--- Material provided ---

# PimLb/POMDP_PBVI_Exploration

Measured on AMD Instinct MI355X. Metric: alpha-vector backups/sec, higher is better.
Workload: dtype f32

## Files before the change

### include/pbvi_hip.h

```cpp
#ifndef PBVI_HIP_H
#define PBVI_HIP_H

#include <stddef.h>
#include <stdint.h>

#ifdef __cplusplus
extern "C" {
#endif

typedef struct pbvi_engine pbvi_engine_t;

enum pbvi_status {
    PBVI_OK = 0,
    PBVI_EINVAL = -1,
    PBVI_ENOMEM = -2,
    PBVI_ERUNTIME = -3,
    PBVI_EUNSUPPORTED = -4
};

enum pbvi_dtype { PBVI_F32 = 0, PBVI_F64 = 1 };

enum pbvi_mode {
    PBVI_SPARSE = 0,
    PBVI_DENSE = 1
// ... 160 lines not shown
                             int32_t* out_steps , uint8_t* out_lost );

int pbvi_mdp_value_iteration(int device, int32_t S, int32_t A, int32_t R, const int32_t* reach_states,
                             const double* reach_prob, const double* exp_reward, const double* v0, double gamma,
                             double max_change_limit, int32_t horizon, double* out_rows, double* out_changes,
                             int32_t* out_iterations);

int64_t pbvi_belief_walk(pbvi_engine_t* e, const double* b0, int64_t n, const int32_t* actions, const int32_t* observations,
                         const uint8_t* restart, double* out_beliefs);
int pbvi_belief_walk_keys(pbvi_engine_t* e, int64_t n, uint64_t* out_keys);
int pbvi_engine_set_rto_f64(pbvi_engine_t* e, const double* rto);

int pbvi_set_formulation(pbvi_engine_t* e, int formulation);

int pbvi_set_f64_screen(pbvi_engine_t* e, int mode);

int pbvi_set_fused_projection(pbvi_engine_t* e, int enable);

int pbvi_set_score_split(pbvi_engine_t* e, int mode);

int pbvi_set_gamma_tiling(pbvi_engine_t* e, int mode, int64_t chunk_rows);
int pbvi_gamma_tiling_plan(int32_t S, int32_t A, int32_t O, int64_t V, int64_t B, int dtype, int64_t budget_bytes,
                           int64_t* chunk_rows, int64_t* n_chunks, int64_t* bytes_needed);

int pbvi_set_tie_window(pbvi_engine_t* e, double rel);

int pbvi_debug_poison(int enable);
int64_t pbvi_debug_alloc_limit(int64_t mb);
int pbvi_engine_after_oom(pbvi_engine_t* e);
int64_t pbvi_debug_live_bytes(void);

int pbvi_debug_gemm_dense(int enable);
int pbvi_debug_split_schedule(int schedule);
int64_t pbvi_debug_slabs(pbvi_engine_t* e, void* out, int64_t cap_bytes);
int pbvi_debug_slabs_fill(pbvi_engine_t* e, int byte);
int pbvi_debug_score_probe(pbvi_engine_t* e, int enable);
int pbvi_debug_score_probe_fetch(pbvi_engine_t* e, int64_t* dims, double* scalars, double* score, double* mag, double* E,
                                 int32_t* best_v, double* best_score, int32_t* queue, uint8_t* dead, int32_t* perm);
int pbvi_debug_refine_counts(pbvi_engine_t* e, int64_t out[8]);
int pbvi_debug_value_max_route(pbvi_engine_t* e, int64_t out[8]);

int64_t pbvi_device_bytes(const pbvi_engine_t* e);

#ifdef __cplusplus
}
#endif
#endif
```

### pomdp_pbvi_exploration_amd/csrc/engine.hip

```cpp
#include <algorithm>
#include <atomic>
#include <cmath>
#include <cstddef>
#include <cstdio>
#include <cstdlib>
#include <cstring>
#include <condition_variable>
#include <mutex>
#include <new>
#include <string>
#include <thread>
#include <unistd.h>
#include <vector>

#include "backup_kernels.h"
#include "split_bf16.h"
#include "upper_kernels.h"

namespace pbvi {

static thread_local std::string g_err;
static int g_poison = -1;
static bool poison_enabled() {
    if (g_poison < 0) g_poison = getenv("PBVI_POISON") != nullptr ? 1 : 0;
// ... 4528 lines not shown
}
int64_t pbvi_backup_unique_count(const pbvi_engine_t* e) { return (e && e->impl) ? e->impl->unique_count() : -1; }
int pbvi_backup_fetch_unique(pbvi_engine_t* e, void* out_rows, int32_t* out_index) {
    NEED(e);
    return e->impl->fetch_unique(out_rows, out_index);
}
int pbvi_backup_run_fetch(pbvi_engine_t* e, double gamma, int flags, pbvi_stats_t* stats, void* out_rows, int64_t cap_rows,
                          int32_t* out_slot, int32_t* out_index, int32_t* out_action, int32_t* out_best_alpha, uint8_t* out_keep,
                          int64_t* n_unique, int64_t* n_slots) {
    NEED(e);
    return e->impl->run_fetch(gamma, flags, stats, out_rows, cap_rows, out_slot, out_index, out_action, out_best_alpha, out_keep,
                              n_unique, n_slots);
}
int pbvi_backup_fetch_compact(pbvi_engine_t* e, void* out_rows, int32_t* out_index, int32_t* out_action,
                              int32_t* out_best_alpha, uint8_t* out_keep) {
    NEED(e);
    return e->impl->fetch_compact(out_rows, out_index, out_action, out_best_alpha, out_keep);
}
void* pbvi_host_alloc(size_t bytes) {
    void* p = nullptr;
    if (bytes == 0) return nullptr;
    if (hipHostMalloc(&p, bytes, hipHostMallocDefault) != hipSuccess) {
        (void)hipGetLastError();
        pbvi::set_error("pbvi_host_alloc: hipHostMalloc of " + std::to_string(bytes) + " bytes failed");
        return nullptr;
    }
    return p;
}
void pbvi_host_free(void* p) {
    if (p && hipHostFree(p) != hipSuccess) (void)hipGetLastError();
}
int pbvi_debug_gemm_dense(int enable) { return pbvi::set_gemm_force_dense(enable); }
int pbvi_debug_split_schedule(int schedule) { return pbvi::set_gemm_split_schedule(schedule); }
int64_t pbvi_debug_slabs(pbvi_engine_t* e, void* out, int64_t cap_bytes) {
    NEED(e);
    return e->impl->debug_slabs(out, cap_bytes);
}
int pbvi_debug_slabs_fill(pbvi_engine_t* e, int byte) {
    NEED(e);
    return e->impl->debug_slabs_fill(byte);
}
int pbvi_debug_score_probe(pbvi_engine_t* e, int enable) {
    NEED(e);
    return e->impl->debug_score_probe(enable);
}
int pbvi_debug_refine_counts(pbvi_engine_t* e, int64_t out[8]) {
    NEED(e);
    return e->impl->debug_refine_counts(out);
}
int pbvi_debug_value_max_route(pbvi_engine_t* e, int64_t out[8]) {
    NEED(e);
    return e->impl->debug_value_max_route(out);
}
int pbvi_debug_score_probe_fetch(pbvi_engine_t* e, int64_t* dims, double* scalars, double* score, double* mag, double* err,
                                 int32_t* best_v, double* best_score, int32_t* queue, uint8_t* dead, int32_t* perm) {
    NEED(e);
    return e->impl->debug_score_probe_fetch(dims, scalars, score, mag, err, best_v, best_score, queue, dead, perm);
}
int pbvi_backup(pbvi_engine_t* e, const void* beliefs, int64_t B, double gamma, int flags, void* out_alpha,
                int32_t* out_action, int32_t* out_best_alpha, uint8_t* out_keep, pbvi_stats_t* stats) {
    NEED(e);
    int rc = e->impl->beliefs_set(beliefs, B);
    if (rc) return rc;
    rc = e->impl->backup_run(gamma, flags, stats);
    if (rc) return rc;
    return e->impl->backup_fetch(out_alpha, out_action, out_best_alpha, out_keep);
// ... 262 lines not shown
```

### pomdp_pbvi_exploration_amd/csrc/gemm.hip

```cpp
#include "pbvi_common.h"
#include "split_bf16.h"

#include <cstdlib>
#include <map>
#include <mutex>

namespace pbvi {

typedef float f32x4 __attribute__((ext_vector_type(4)));
typedef float f32x16 __attribute__((ext_vector_type(16)));

constexpr int TILE_FLOATS = 256 * GEMM_BK;
constexpr int KL_IRR_BIT = 30;
constexpr int KL_MASK = (1 << KL_IRR_BIT) - 1;
constexpr int GEMM_LDS_BYTES = 4 * TILE_FLOATS * 4;

__device__ __forceinline__ void glds16(const float* g, float* l) {
    __builtin_amdgcn_global_load_lds((const __attribute__((address_space(1))) void*)g,
                                     (__attribute__((address_space(3))) void*)l, 16, 0, 0);
}

struct TileThread {
    int lane, wid, i, h, wr, wc;
    int srow[4], scol[4];
    int a_row[4], b_row[2];
    __device__ __forceinline__ void init() {
        const int tid = threadIdx.x;
        lane = tid & 63;
        wid = __builtin_amdgcn_readfirstlane(tid >> 6);
        i = lane & 31;
        h = lane >> 5;
        wr = wid >> 2;
        wc = wid & 3;
#pragma unroll
        for (int it = 0; it < 4; ++it) {
            const int c = it * 512 + tid;
// ... 613 lines not shown
}
__device__ __forceinline__ void split_read_b(const TileThread& t, const float* lds, int buf, int kk, bool lo, i32x4 (&b)[2]) {
    const uint32_t addr = lds_addr(lds + buf * 2 * TILE_FLOATS + TILE_FLOATS + t.wc * 64 * GEMM_BK) + split_lane_part(t, kk, lo);
    lds_read16(b[0], addr, 0);
    lds_read16(b[1], addr, 32 * GEMM_BK * 4);
}
#define PBVI_SPLIT_WAIT(N) "s_waitcnt lgkmcnt(" #N ")"
#define PBVI_SPLIT_A(a) "+v"(a[0]), "+v"(a[1]), "+v"(a[2]), "+v"(a[3])
#define PBVI_SPLIT_B(b) "+v"(b[0]), "+v"(b[1])
#define split_wait_ab(N, a, b)                                                            \
    do {                                                                                  \
        asm volatile(PBVI_SPLIT_WAIT(N) : PBVI_SPLIT_A(a), PBVI_SPLIT_B(b)::"memory");    \
        __builtin_amdgcn_sched_barrier(0);                                                \
    } while (0)
#define split_wait_a(N, a)                                              \
    do {                                                                \
        asm volatile(PBVI_SPLIT_WAIT(N) : PBVI_SPLIT_A(a)::"memory");   \
        __builtin_amdgcn_sched_barrier(0);                              \
    } while (0)
#define split_wait_b(N, b)                                              \
    do {                                                                \
        asm volatile(PBVI_SPLIT_WAIT(N) : PBVI_SPLIT_B(b)::"memory");   \
        __builtin_amdgcn_sched_barrier(0);                              \
    } while (0)
__device__ __forceinline__ void split_mfma8(const i32x4 (&a)[4], const i32x4 (&b)[2], f32x16 (&acc)[4][2]) {
#pragma unroll
    for (int mi = 0; mi < 4; ++mi)
#pragma unroll
        for (int ni = 0; ni < 2; ++ni)
            acc[mi][ni] = __builtin_amdgcn_mfma_f32_32x32x16_bf16(__builtin_bit_cast(bf16x8, a[mi]), __builtin_bit_cast(bf16x8, b[ni]),
                                                                  acc[mi][ni], 0, 0, 0);
}

template <int SCHED>
__device__ __forceinline__ void tile_run_split(const TileThread& t, float* lds, const float* Aplane, int lda, const float* Bblk,
                                               int ldb, bool gen, const int32_t* __restrict__ rsrow,
                                               const float* __restrict__ rtorow, const float* __restrict__ arow0,
                                               int64_t a_step, float gamma, const int* __restrict__ kl, int i0, int i1,
                                               f32x16 (&acc)[4][2]) {
    const int tid = threadIdx.x;
    const int kg = tid & 3, r0 = tid >> 2;
    f32x4 xb[2][2];
    i32x4 idx[2];
    f32x4 w[2];
    const uint32_t a_off = (uint32_t)(t.srow[0] * lda + t.scol[0]) * 4u;
    auto stage_a = [&](int buf, int entry) {
        const char* base = (const char*)(Aplane + (int64_t)(entry & KL_MASK) * GEMM_BK);
        float* la = lds + buf * 2 * TILE_FLOATS;
#pragma unroll
        for (int it = 0; it < 4; ++it)
            glds16((const float*)(base + (int64_t)it * 64 * lda * 4 + a_off), la + (it * 512 + t.wid * 64) * 4);
    };
    auto load_rows = [&](int entry) {
        const int k = (entry & KL_MASK) * GEMM_BK + kg * 8;
#pragma unroll
        for (int it = 0; it < 2; ++it) {
            const float* p = Bblk + (int64_t)(it * 128 + r0) * ldb + k;
            ld16(xb[it][0], p);
            ld16(xb[it][1], p + 4);
        }
    };
    auto indices = [&](int entry) {
        const int s = (entry & KL_MASK) * GEMM_BK + kg * 8;
        ld16i(idx[0], rsrow + s);
        ld16i(idx[1], rsrow + s + 4);
    };
    auto weights = [&](int entry) {
        const int s = (entry & KL_MASK) * GEMM_BK + kg * 8;
        ld16(w[0], rtorow + s);
        ld16(w[1], rtorow + s + 4);
    };
    auto alphas = [&](int entry) {
        if (entry >> KL_IRR_BIT) {
// ... 25 lines not shown
        float* lb = lds + buf * 2 * TILE_FLOATS + TILE_FLOATS;
        if (gen)
            split_store(lb, it * 128 + r0, kg, fused_value(gamma, w[0], xb[it][0]), fused_value(gamma, w[1], xb[it][1]));
        else
            split_store(lb, it * 128 + r0, kg, xb[it][0], xb[it][1]);
    };
    auto wait_and_store_b0 = [&](int buf) {
        if (gen)
            asm volatile("s_waitcnt vmcnt(6)" : "+v"(xb[0][0]), "+v"(xb[0][1]), "+v"(xb[1][0]), "+v"(xb[1][1]), "+v"(w[0]),
                         "+v"(w[1])::"memory");
        else
            asm volatile("s_waitcnt vmcnt(4)" : "+v"(xb[0][0]), "+v"(xb[0][1]), "+v"(xb[1][0]), "+v"(xb[1][1])::"memory");
        store_b(buf, 0);
    };
    {
        const int e0 = kl[i0];
        if (gen) {
            indices(e0);
            weights(e0);
            asm volatile("s_waitcnt vmcnt(0)" : "+v"(idx[0]), "+v"(idx[1])::"memory");
            alphas(e0);
            indices(i0 + 1 < i1 ? kl[i0 + 1] : 0);
        } else {
            load_rows(e0);
        }
        stage_a(0, e0);
        asm volatile("s_waitcnt vmcnt(0)" : "+v"(xb[0][0]), "+v"(xb[0][1]), "+v"(xb[1][0]), "+v"(xb[1][1]), "+v"(w[0]), "+v"(w[1]),
                     "+v"(idx[0]), "+v"(idx[1])::"memory");
        store_b(0, 0);
        store_b(0, 1);
    }
    int k_next = (i0 + 1 < i1) ? kl[i0 + 1] : 0;
    int k_after = (i0 + 2 < i1) ? kl[i0 + 2] : 0;
    __syncthreads();
    int buf = 0;
    for (int it = i0; it < i1; ++it) {
        int k_after2 = 0;
        const bool more = it + 1 < i1;
        if (more) {
            if (gen) {
                alphas(k_next);
                weights(k_next);
                indices(k_after);
            } else {
                load_rows(k_next);
            }
            stage_a(buf ^ 1, k_next);
            if (it + 3 < i1) k_after2 = kl[it + 3];
        }
        if constexpr (SCHED == SPLIT_SCHED_PIPELINED) {
            SplitSlots f;
            split_read_a(t, lds, buf, 0, false, f.a[0]);
            split_read_b(t, lds, buf, 0, false, f.b[0]);
            split_read_b(t, lds, buf, 0, true, f.b[1]);
            split_wait_ab(2, f.a[0], f.b[0]);
            split_mfma8(f.a[0], f.b[0], acc);
            __builtin_amdgcn_sched_barrier(0);
            split_read_a(t, lds, buf, 0, true, f.a[1]);
            split_wait_b(4, f.b[1]);
            split_mfma8(f.a[0], f.b[1], acc);
            __builtin_amdgcn_sched_barrier(0);
            split_read_a(t, lds, buf, 1, false, f.a[0]);
            split_read_b(t, lds, buf, 1, false, f.b[1]);
            split_wait_a(6, f.a[1]);
            split_mfma8(f.a[1], f.b[0], acc);
            __builtin_amdgcn_sched_barrier(0);
            split_read_b(t, lds, buf, 1, true, f.b[0]);
            split_wait_ab(2, f.a[0], f.b[1]);
            split_mfma8(f.a[0], f.b[1], acc);
            __builtin_amdgcn_sched_barrier(0);
            split_read_a(t, lds, buf, 1, true, f.a[1]);
            split_wait_b(4, f.b[0]);
            if (more) wait_and_store_b0(buf ^ 1);
            split_mfma8(f.a[0], f.b[0], acc);
            __builtin_amdgcn_sched_barrier(0);
            split_wait_a(0, f.a[1]);
            if (more) store_b(buf ^ 1, 1);
            split_mfma8(f.a[1], f.b[1], acc);
        } else {
            SplitFrag f;
            split_group(t, lds, buf, 0, 0, f, acc);
            split_group(t, lds, buf, 0, 1, f, acc);
            split_group(t, lds, buf, 0, 2, f, acc);
            split_group(t, lds, buf, 1, 0, f, acc);
            if (more) wait_and_store_b0(buf ^ 1);
            split_group(t, lds, buf, 1, 1, f, acc);
            if (more) store_b(buf ^ 1, 1);
            split_group(t, lds, buf, 1, 2, f, acc);
        }
        asm volatile("s_waitcnt vmcnt(0)" : "+v"(idx[0]), "+v"(idx[1])::"memory");
        __syncthreads();
        buf ^= 1;
        k_next = k_after;
        k_after = k_after2;
    }
}
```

---

__Directions__.
Say, as a single number, how many lines of the records hold the word "constexpr".

__Reply__.
5